Task statement: For every line in the records below that holds "sizes", make a copy.

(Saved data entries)
----------------
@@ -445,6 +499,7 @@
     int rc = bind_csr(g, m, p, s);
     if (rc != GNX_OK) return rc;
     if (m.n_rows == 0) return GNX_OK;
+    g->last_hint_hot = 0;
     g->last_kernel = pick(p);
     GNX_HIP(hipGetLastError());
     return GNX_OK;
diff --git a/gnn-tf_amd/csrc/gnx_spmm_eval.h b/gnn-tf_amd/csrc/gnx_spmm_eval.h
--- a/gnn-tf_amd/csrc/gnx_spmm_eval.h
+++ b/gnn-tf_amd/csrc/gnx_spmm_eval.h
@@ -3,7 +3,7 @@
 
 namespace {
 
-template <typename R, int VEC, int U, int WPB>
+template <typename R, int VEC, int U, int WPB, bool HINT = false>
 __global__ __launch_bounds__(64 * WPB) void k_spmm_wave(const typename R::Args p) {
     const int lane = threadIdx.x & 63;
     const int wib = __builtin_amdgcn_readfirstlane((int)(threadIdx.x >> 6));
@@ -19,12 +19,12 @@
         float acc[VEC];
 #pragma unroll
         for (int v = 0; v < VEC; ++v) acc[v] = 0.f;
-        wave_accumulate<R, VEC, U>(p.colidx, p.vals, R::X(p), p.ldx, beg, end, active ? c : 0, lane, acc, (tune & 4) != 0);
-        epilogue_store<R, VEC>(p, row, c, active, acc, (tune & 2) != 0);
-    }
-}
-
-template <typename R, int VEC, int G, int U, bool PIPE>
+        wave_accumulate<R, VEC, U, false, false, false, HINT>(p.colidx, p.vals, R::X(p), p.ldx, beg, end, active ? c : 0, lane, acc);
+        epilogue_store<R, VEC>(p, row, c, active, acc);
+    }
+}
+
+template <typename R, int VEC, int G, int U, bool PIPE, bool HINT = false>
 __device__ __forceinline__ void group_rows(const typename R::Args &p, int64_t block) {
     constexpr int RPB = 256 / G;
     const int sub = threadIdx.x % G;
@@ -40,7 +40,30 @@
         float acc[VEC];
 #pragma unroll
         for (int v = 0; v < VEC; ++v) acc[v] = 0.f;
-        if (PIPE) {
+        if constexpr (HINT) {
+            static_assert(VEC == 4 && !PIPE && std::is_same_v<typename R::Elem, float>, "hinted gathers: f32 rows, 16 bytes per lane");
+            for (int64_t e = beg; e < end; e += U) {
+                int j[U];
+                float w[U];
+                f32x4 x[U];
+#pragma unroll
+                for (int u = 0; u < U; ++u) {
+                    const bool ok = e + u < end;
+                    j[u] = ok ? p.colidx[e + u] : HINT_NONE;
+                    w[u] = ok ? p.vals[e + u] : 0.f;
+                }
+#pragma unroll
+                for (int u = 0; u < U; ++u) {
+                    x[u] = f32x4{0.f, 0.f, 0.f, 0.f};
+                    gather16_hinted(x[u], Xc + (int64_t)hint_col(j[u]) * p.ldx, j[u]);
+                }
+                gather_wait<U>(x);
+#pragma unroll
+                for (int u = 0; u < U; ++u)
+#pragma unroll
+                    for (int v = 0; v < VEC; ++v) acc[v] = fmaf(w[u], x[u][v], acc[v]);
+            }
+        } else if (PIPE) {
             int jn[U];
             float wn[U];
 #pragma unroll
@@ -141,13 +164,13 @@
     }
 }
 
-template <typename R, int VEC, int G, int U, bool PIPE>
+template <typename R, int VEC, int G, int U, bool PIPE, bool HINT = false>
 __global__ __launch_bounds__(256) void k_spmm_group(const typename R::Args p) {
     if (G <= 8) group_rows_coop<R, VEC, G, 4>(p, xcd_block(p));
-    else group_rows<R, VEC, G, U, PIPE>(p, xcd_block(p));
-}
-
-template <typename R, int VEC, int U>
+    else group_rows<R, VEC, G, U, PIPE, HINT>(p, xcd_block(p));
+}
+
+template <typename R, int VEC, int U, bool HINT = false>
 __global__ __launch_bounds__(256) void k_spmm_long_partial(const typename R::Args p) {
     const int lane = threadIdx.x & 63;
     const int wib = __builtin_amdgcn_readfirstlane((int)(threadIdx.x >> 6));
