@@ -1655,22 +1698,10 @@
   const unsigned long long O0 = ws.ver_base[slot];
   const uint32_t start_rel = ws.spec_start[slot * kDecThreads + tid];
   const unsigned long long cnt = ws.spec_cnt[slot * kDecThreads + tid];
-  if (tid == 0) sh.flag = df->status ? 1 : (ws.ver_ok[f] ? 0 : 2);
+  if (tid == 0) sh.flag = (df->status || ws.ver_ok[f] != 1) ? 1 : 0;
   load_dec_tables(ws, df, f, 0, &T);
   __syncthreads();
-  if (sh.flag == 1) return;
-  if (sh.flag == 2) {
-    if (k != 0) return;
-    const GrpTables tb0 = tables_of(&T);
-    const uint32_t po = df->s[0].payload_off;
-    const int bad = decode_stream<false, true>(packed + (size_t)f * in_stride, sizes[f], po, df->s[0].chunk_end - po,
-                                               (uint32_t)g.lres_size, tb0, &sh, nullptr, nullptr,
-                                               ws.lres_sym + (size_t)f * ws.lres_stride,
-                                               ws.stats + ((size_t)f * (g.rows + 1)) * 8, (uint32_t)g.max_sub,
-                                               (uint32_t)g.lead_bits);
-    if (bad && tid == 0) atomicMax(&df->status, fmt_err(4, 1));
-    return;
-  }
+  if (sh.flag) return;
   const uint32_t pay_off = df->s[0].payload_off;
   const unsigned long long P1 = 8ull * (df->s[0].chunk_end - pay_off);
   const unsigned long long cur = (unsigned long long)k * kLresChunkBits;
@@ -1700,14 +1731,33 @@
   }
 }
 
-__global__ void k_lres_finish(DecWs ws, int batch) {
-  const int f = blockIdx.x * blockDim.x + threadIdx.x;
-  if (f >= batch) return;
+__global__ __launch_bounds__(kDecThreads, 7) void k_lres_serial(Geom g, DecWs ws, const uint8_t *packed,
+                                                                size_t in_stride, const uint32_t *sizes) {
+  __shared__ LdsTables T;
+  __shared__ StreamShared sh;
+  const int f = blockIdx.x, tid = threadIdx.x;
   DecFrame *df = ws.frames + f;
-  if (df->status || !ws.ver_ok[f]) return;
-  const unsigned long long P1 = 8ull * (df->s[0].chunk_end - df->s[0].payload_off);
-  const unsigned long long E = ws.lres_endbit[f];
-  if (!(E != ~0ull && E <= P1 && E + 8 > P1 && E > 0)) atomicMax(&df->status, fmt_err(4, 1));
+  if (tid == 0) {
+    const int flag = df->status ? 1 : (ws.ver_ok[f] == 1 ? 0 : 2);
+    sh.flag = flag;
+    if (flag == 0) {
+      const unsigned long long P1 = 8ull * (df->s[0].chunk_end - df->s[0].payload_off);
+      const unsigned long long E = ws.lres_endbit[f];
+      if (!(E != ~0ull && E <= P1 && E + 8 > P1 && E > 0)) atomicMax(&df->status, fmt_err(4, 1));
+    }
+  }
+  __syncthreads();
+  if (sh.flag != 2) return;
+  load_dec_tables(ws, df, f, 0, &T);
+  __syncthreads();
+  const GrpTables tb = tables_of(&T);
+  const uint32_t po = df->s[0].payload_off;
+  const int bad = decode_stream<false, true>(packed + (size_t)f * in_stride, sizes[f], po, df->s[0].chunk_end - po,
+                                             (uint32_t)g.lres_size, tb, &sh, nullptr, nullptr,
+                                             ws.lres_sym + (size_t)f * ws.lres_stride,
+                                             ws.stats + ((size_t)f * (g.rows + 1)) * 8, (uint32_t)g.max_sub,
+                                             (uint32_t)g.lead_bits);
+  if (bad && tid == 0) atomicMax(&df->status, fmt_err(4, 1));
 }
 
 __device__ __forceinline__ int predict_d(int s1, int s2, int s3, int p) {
----------------
Response:
-    const int bad = decode_stream<false, true>(packed + (size_t)f * in_stride, sizes[f], po, df->s[0].chunk_end - po,
+                                                                size_t in_stride, const uint32_t *sizes) {
+  const int bad = decode_stream<false, true>(packed + (size_t)f * in_stride, sizes[f], po, df->s[0].chunk_end - po,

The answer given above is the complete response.